> [WHAT TO WORK ON]
The lines to extract run from the first line of the entries through the line that contains "F, int ld, int"; reproduce exactly those lines and no others.

> [DATA IN THIS EXERCISE]
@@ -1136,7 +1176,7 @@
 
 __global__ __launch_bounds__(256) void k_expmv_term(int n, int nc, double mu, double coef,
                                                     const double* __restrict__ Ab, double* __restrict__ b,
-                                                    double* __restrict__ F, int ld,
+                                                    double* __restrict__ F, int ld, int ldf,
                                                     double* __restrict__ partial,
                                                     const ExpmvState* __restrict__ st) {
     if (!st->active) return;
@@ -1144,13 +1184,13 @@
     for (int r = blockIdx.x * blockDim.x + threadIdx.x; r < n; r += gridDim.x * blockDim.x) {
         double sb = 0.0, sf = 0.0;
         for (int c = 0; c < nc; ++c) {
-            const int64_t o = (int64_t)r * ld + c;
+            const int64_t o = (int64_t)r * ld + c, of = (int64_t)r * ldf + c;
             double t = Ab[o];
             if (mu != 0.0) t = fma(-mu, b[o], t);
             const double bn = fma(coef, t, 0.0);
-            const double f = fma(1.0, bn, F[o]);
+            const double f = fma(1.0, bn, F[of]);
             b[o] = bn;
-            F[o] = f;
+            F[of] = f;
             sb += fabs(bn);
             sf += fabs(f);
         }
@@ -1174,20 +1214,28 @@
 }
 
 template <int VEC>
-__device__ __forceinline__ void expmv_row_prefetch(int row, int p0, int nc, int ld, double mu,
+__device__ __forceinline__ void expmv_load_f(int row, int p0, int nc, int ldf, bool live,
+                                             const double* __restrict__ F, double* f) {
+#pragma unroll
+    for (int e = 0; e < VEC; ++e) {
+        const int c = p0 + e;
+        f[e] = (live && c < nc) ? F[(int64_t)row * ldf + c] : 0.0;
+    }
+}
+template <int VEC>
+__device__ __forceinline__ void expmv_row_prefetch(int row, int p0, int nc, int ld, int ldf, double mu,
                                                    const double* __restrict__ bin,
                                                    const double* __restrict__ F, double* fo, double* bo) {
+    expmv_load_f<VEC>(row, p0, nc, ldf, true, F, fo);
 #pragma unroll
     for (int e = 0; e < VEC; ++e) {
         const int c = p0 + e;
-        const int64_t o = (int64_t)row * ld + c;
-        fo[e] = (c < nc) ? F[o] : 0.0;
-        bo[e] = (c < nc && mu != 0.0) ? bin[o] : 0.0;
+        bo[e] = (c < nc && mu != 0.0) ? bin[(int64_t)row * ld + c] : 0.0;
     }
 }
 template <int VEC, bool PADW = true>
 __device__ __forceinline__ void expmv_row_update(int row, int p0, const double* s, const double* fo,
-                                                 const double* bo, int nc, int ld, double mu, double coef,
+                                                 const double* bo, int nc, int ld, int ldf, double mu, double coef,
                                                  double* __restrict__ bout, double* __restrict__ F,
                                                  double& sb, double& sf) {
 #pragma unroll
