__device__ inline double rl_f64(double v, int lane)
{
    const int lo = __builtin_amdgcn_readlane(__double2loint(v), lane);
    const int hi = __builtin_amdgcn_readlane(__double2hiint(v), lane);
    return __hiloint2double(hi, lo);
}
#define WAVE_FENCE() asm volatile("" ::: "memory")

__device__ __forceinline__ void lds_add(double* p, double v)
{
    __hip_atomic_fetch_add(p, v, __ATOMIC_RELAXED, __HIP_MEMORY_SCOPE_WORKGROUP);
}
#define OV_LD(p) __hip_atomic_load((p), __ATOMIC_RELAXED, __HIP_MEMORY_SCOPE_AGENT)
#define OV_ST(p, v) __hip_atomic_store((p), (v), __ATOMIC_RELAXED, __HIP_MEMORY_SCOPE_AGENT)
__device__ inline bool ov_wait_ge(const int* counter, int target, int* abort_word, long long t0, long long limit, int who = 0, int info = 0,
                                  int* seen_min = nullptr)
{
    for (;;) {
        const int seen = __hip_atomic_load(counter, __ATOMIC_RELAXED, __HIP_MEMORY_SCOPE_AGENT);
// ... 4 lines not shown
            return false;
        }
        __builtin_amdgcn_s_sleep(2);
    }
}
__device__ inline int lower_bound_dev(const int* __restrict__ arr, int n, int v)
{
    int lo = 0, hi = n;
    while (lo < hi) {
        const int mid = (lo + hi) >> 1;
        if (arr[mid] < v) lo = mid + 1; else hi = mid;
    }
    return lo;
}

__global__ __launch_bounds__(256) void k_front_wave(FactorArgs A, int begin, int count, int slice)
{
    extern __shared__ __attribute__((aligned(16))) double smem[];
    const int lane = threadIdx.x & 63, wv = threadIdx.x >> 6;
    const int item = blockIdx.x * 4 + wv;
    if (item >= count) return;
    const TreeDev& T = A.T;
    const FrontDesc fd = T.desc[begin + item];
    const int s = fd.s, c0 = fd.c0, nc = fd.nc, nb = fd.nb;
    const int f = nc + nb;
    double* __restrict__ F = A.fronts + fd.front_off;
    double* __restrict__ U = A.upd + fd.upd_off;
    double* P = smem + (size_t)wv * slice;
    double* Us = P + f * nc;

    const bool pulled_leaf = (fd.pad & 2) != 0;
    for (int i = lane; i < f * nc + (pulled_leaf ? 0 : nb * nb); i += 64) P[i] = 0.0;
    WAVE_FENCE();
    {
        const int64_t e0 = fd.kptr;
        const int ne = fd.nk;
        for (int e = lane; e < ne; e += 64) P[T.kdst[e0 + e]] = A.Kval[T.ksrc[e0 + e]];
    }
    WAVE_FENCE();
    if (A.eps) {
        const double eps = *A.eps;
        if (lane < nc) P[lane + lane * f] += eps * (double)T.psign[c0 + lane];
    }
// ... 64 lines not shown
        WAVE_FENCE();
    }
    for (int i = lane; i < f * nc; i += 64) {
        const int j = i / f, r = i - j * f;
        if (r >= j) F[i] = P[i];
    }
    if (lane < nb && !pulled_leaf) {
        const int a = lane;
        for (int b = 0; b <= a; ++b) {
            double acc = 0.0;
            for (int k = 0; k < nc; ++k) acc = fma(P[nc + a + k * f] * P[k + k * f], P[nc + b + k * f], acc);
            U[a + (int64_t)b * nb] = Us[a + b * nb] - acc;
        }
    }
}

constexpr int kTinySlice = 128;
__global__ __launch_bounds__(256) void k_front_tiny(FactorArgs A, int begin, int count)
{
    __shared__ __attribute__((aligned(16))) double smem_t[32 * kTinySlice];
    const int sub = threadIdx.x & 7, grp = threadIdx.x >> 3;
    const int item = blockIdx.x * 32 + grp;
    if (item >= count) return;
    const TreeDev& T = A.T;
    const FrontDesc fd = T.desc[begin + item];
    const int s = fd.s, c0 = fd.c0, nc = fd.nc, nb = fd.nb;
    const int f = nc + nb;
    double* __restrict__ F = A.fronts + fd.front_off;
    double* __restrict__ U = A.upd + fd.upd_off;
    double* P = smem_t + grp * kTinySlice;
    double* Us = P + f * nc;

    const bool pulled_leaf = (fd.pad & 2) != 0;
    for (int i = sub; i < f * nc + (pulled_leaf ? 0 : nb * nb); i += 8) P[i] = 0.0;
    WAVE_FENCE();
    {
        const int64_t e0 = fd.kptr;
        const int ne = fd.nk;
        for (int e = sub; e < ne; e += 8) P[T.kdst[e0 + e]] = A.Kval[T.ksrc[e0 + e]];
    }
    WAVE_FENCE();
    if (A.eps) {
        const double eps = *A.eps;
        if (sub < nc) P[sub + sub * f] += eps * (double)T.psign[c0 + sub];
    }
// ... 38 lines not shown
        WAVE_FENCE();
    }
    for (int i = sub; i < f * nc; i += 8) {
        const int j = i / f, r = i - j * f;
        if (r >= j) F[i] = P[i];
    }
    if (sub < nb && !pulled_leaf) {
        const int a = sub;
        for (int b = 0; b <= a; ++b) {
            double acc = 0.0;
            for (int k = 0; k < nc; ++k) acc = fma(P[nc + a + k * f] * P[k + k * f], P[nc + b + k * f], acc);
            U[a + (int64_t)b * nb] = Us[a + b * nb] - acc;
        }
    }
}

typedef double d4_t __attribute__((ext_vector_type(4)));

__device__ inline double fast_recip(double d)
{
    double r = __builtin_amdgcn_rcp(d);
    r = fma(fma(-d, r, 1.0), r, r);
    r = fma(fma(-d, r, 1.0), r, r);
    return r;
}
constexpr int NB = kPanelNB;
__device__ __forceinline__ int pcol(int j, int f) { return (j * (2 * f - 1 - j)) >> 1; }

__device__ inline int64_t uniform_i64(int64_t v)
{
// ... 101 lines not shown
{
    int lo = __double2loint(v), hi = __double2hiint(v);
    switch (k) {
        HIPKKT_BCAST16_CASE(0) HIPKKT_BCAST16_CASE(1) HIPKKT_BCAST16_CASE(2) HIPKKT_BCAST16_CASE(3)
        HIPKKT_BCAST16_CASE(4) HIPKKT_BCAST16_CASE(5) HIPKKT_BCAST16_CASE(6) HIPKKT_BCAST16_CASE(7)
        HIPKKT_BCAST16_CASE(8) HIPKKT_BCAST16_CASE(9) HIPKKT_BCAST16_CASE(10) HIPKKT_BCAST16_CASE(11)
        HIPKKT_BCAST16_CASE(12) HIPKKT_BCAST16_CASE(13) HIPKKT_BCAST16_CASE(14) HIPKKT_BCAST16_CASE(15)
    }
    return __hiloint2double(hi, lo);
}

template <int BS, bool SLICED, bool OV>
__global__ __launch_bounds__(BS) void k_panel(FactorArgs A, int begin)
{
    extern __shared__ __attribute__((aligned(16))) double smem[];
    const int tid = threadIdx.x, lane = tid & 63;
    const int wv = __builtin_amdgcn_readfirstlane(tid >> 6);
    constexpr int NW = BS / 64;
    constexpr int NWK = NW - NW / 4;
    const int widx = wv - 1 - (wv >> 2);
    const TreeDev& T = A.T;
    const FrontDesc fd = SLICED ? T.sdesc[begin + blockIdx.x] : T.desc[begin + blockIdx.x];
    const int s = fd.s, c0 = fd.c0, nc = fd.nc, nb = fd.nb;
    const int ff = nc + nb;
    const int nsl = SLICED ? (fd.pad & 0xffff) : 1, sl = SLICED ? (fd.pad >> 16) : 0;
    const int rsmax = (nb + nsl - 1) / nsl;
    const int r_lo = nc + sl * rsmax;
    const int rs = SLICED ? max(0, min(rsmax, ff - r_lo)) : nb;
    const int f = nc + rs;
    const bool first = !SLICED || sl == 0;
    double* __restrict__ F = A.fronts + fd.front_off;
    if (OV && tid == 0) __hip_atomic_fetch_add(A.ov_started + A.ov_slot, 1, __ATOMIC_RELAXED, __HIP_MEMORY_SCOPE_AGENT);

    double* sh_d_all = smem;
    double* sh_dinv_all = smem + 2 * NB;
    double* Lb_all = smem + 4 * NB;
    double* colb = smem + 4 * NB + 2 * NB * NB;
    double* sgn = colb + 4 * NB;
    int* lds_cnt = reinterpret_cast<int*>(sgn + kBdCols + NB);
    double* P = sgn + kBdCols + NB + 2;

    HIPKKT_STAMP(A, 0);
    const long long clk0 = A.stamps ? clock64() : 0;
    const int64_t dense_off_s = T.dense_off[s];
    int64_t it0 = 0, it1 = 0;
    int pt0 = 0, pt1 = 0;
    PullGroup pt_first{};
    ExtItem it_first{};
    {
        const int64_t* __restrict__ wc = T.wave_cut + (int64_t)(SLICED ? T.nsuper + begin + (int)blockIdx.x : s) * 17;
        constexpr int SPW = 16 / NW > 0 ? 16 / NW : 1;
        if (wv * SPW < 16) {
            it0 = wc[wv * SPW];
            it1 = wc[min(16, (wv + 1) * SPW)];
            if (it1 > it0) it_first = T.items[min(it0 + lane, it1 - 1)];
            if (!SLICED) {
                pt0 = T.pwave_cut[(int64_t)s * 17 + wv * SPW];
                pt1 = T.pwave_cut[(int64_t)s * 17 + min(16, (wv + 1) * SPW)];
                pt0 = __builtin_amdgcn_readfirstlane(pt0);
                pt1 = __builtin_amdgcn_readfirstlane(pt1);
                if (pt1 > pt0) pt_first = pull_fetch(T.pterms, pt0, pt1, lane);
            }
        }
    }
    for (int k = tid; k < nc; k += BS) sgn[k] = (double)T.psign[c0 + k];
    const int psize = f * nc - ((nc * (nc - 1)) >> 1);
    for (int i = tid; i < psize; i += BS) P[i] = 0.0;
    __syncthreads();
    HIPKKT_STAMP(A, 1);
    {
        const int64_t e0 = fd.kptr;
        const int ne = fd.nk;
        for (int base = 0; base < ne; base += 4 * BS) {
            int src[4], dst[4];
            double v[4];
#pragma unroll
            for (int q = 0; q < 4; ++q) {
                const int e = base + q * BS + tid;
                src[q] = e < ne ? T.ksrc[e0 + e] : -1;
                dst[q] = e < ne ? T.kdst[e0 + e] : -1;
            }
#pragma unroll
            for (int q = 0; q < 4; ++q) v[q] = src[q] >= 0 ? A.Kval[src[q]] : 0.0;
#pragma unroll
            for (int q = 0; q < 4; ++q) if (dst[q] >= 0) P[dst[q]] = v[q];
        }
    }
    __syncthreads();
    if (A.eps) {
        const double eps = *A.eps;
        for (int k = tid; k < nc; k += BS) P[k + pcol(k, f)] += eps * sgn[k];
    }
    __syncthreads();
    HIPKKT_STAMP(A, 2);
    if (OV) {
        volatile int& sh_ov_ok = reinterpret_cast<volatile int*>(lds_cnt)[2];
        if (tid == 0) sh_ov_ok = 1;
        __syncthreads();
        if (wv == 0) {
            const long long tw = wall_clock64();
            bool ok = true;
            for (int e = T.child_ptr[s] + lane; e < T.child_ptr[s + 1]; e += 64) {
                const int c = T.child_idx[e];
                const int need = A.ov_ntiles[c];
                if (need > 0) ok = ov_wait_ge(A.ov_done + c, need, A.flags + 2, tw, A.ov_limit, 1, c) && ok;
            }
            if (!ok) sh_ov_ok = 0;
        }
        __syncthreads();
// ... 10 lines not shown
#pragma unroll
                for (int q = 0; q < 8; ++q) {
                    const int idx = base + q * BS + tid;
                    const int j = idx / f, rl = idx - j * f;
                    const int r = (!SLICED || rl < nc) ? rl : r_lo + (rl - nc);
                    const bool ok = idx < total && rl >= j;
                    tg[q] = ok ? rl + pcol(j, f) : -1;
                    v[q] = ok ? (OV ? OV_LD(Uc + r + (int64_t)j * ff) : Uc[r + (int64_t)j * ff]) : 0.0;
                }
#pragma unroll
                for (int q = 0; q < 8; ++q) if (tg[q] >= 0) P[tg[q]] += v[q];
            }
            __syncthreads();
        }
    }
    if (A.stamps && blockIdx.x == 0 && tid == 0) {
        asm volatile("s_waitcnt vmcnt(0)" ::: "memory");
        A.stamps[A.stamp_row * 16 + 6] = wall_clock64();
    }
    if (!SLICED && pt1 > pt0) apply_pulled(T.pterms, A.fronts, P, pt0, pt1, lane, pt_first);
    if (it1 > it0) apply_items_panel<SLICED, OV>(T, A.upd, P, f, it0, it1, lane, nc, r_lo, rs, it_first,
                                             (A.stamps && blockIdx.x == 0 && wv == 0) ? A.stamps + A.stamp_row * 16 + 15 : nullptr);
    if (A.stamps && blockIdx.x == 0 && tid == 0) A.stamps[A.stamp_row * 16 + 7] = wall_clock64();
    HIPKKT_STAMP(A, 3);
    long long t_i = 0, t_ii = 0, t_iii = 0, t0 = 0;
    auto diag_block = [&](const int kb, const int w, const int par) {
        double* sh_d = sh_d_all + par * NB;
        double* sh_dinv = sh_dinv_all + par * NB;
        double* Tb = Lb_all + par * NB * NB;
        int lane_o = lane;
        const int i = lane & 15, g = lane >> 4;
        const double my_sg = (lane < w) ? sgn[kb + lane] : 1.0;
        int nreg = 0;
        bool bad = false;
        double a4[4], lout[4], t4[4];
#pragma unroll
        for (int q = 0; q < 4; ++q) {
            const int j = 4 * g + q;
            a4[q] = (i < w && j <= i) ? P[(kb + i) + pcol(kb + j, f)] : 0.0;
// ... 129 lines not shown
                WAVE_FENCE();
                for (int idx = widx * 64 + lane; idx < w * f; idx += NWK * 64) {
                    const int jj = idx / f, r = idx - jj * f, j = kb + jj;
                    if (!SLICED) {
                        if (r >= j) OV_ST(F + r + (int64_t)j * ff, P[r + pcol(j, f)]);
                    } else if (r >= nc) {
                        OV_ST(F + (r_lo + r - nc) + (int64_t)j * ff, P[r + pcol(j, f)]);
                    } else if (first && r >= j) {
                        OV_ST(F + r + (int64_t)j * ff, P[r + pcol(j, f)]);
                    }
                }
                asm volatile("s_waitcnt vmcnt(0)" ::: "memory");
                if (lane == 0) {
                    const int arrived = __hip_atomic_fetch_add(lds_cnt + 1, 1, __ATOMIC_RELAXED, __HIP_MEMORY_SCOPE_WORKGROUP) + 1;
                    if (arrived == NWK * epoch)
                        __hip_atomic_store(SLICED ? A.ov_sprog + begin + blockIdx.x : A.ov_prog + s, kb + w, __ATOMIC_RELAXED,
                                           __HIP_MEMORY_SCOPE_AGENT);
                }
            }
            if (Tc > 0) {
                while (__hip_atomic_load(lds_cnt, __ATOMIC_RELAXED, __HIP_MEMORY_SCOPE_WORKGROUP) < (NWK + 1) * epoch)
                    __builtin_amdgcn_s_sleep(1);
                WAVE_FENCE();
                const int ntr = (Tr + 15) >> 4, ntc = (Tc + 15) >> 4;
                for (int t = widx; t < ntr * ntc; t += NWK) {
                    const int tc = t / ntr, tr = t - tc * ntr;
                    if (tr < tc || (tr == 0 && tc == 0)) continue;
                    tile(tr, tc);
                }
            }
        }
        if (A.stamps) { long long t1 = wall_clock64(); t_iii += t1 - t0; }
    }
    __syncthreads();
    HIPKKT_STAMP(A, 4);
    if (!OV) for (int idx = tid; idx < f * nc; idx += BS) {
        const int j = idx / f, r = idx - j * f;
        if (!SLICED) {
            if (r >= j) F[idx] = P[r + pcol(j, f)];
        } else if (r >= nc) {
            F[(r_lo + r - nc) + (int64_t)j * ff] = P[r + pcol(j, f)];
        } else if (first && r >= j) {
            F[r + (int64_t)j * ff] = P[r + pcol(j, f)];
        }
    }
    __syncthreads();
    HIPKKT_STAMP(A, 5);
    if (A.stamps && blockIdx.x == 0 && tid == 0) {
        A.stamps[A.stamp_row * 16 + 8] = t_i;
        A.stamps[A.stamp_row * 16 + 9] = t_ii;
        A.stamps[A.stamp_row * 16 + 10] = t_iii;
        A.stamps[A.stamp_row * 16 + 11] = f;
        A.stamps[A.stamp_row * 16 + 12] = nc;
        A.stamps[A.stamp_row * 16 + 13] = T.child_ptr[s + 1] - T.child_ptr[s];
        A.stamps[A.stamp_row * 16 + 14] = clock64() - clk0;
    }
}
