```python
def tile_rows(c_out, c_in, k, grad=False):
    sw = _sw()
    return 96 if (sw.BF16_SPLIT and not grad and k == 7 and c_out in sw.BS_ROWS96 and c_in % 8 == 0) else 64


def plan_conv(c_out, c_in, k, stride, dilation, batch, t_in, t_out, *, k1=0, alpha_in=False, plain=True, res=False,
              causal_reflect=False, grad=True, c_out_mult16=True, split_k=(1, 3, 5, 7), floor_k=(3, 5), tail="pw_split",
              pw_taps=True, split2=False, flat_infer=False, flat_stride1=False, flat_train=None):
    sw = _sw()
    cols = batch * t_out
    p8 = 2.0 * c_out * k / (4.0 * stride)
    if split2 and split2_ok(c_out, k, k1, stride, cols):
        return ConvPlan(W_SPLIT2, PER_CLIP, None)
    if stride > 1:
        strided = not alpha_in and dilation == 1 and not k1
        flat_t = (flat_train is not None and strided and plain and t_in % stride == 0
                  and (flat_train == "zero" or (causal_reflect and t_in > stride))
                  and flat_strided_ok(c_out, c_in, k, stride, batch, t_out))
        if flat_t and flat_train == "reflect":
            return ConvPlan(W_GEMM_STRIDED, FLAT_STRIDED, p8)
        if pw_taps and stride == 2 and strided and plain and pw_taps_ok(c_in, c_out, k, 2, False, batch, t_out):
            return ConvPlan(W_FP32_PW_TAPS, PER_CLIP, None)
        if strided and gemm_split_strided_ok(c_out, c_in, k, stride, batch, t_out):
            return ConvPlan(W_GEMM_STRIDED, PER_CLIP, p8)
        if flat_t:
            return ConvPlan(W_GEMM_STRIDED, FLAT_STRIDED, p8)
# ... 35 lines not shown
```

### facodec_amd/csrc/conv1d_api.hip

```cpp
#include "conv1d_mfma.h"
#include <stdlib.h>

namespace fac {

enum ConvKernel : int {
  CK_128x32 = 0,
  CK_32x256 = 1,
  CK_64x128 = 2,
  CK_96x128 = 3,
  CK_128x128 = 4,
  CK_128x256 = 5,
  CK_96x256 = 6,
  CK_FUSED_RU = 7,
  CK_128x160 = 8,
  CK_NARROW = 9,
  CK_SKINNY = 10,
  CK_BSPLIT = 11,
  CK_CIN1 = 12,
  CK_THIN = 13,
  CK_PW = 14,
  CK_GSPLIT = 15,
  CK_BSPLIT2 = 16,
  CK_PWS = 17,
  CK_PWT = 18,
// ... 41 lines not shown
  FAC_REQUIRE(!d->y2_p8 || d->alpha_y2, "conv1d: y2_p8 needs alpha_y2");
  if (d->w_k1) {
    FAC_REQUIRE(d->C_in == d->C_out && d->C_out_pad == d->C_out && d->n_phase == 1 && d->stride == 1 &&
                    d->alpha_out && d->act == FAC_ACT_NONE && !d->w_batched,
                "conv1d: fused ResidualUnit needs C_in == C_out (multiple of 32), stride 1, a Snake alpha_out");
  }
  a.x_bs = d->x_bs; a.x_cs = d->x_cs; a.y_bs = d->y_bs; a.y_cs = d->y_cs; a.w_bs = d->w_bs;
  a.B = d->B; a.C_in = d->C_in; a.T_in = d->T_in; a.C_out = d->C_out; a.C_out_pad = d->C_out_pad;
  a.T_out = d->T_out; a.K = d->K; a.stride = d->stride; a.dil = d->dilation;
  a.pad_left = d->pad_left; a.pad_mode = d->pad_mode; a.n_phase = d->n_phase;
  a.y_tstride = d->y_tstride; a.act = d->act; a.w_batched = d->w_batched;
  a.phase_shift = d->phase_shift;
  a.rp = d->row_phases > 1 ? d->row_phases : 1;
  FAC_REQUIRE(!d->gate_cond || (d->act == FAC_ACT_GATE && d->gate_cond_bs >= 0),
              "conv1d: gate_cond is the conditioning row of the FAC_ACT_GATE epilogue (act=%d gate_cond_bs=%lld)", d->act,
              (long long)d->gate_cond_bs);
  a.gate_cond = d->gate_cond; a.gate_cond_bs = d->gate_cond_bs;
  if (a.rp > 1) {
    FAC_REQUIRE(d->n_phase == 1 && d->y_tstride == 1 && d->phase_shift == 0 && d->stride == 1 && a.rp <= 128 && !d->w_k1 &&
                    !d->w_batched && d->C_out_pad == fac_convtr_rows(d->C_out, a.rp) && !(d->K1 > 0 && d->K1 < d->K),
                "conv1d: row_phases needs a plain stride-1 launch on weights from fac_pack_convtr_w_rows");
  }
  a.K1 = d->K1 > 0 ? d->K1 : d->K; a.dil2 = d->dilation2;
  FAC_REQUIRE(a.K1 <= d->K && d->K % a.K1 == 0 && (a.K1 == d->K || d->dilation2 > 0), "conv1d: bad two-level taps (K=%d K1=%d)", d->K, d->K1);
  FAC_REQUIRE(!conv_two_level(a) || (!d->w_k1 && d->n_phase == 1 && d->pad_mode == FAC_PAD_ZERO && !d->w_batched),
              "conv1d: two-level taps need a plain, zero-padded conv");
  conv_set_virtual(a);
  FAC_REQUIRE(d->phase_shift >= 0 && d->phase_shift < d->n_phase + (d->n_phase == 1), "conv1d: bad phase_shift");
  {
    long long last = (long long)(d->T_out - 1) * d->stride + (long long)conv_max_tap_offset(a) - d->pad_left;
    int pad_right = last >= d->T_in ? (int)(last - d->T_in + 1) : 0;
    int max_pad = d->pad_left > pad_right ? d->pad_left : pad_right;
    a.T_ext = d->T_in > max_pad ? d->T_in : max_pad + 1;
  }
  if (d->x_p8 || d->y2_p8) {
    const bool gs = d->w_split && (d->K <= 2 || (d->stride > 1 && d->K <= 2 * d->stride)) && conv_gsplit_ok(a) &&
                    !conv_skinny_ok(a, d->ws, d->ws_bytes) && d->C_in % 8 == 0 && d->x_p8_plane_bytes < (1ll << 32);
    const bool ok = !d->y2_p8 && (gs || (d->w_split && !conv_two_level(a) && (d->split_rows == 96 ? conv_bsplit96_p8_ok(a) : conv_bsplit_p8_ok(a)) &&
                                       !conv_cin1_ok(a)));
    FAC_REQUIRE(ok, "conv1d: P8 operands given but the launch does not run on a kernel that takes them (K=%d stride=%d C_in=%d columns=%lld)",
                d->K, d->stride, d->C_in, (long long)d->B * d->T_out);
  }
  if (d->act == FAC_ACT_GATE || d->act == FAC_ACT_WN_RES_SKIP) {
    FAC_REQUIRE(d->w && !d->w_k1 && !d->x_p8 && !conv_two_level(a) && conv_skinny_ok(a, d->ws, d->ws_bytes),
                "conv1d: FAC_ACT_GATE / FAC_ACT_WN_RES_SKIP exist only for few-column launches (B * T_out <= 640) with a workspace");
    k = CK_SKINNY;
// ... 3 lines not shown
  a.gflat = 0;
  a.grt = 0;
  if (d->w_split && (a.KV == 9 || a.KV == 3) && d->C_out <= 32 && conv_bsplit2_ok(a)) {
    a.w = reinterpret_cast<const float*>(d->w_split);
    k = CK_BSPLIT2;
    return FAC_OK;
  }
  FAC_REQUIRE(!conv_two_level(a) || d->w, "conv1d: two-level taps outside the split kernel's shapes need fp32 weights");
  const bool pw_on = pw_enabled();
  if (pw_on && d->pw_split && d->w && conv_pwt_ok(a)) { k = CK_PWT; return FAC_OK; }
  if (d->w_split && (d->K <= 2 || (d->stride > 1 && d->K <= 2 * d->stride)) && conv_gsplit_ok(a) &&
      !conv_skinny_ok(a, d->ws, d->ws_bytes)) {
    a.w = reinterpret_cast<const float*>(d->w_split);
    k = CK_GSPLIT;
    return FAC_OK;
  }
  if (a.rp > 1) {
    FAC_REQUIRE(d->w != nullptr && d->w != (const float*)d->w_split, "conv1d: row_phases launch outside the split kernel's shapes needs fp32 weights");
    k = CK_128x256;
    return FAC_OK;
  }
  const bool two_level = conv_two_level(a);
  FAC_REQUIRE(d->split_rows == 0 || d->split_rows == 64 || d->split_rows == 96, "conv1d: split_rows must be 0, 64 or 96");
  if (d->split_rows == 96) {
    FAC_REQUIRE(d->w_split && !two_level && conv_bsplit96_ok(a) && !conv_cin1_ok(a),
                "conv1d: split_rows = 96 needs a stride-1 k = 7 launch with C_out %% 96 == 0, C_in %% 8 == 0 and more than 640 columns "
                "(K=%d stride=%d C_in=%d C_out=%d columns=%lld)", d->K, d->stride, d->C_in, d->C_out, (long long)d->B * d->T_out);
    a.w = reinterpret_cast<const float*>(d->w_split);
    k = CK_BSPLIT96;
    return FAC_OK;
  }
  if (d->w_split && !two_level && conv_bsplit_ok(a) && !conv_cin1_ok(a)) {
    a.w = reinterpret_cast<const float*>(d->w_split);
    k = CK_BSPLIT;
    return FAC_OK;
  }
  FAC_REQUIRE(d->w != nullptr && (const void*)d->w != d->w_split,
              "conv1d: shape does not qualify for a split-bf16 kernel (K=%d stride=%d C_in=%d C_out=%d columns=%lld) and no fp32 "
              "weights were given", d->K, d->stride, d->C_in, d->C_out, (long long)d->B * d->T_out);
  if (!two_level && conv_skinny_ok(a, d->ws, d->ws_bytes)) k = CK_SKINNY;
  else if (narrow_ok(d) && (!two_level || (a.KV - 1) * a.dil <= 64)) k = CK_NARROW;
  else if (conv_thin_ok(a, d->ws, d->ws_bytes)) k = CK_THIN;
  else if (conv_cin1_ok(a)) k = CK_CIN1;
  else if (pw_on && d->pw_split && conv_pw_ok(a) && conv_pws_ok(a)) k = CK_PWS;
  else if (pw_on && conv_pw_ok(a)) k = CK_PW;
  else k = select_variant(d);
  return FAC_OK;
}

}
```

> [PROBLEM SOLUTION]
@@ -1136,7 +1176,7 @@
 
 __global__ __launch_bounds__(256) void k_expmv_term(int n, int nc, double mu, double coef,
                                                     const double* __restrict__ Ab, double* __restrict__ b,
-                                                    double* __restrict__ F, int ld,
+                                                    double* __restrict__ F, int ld, int ldf,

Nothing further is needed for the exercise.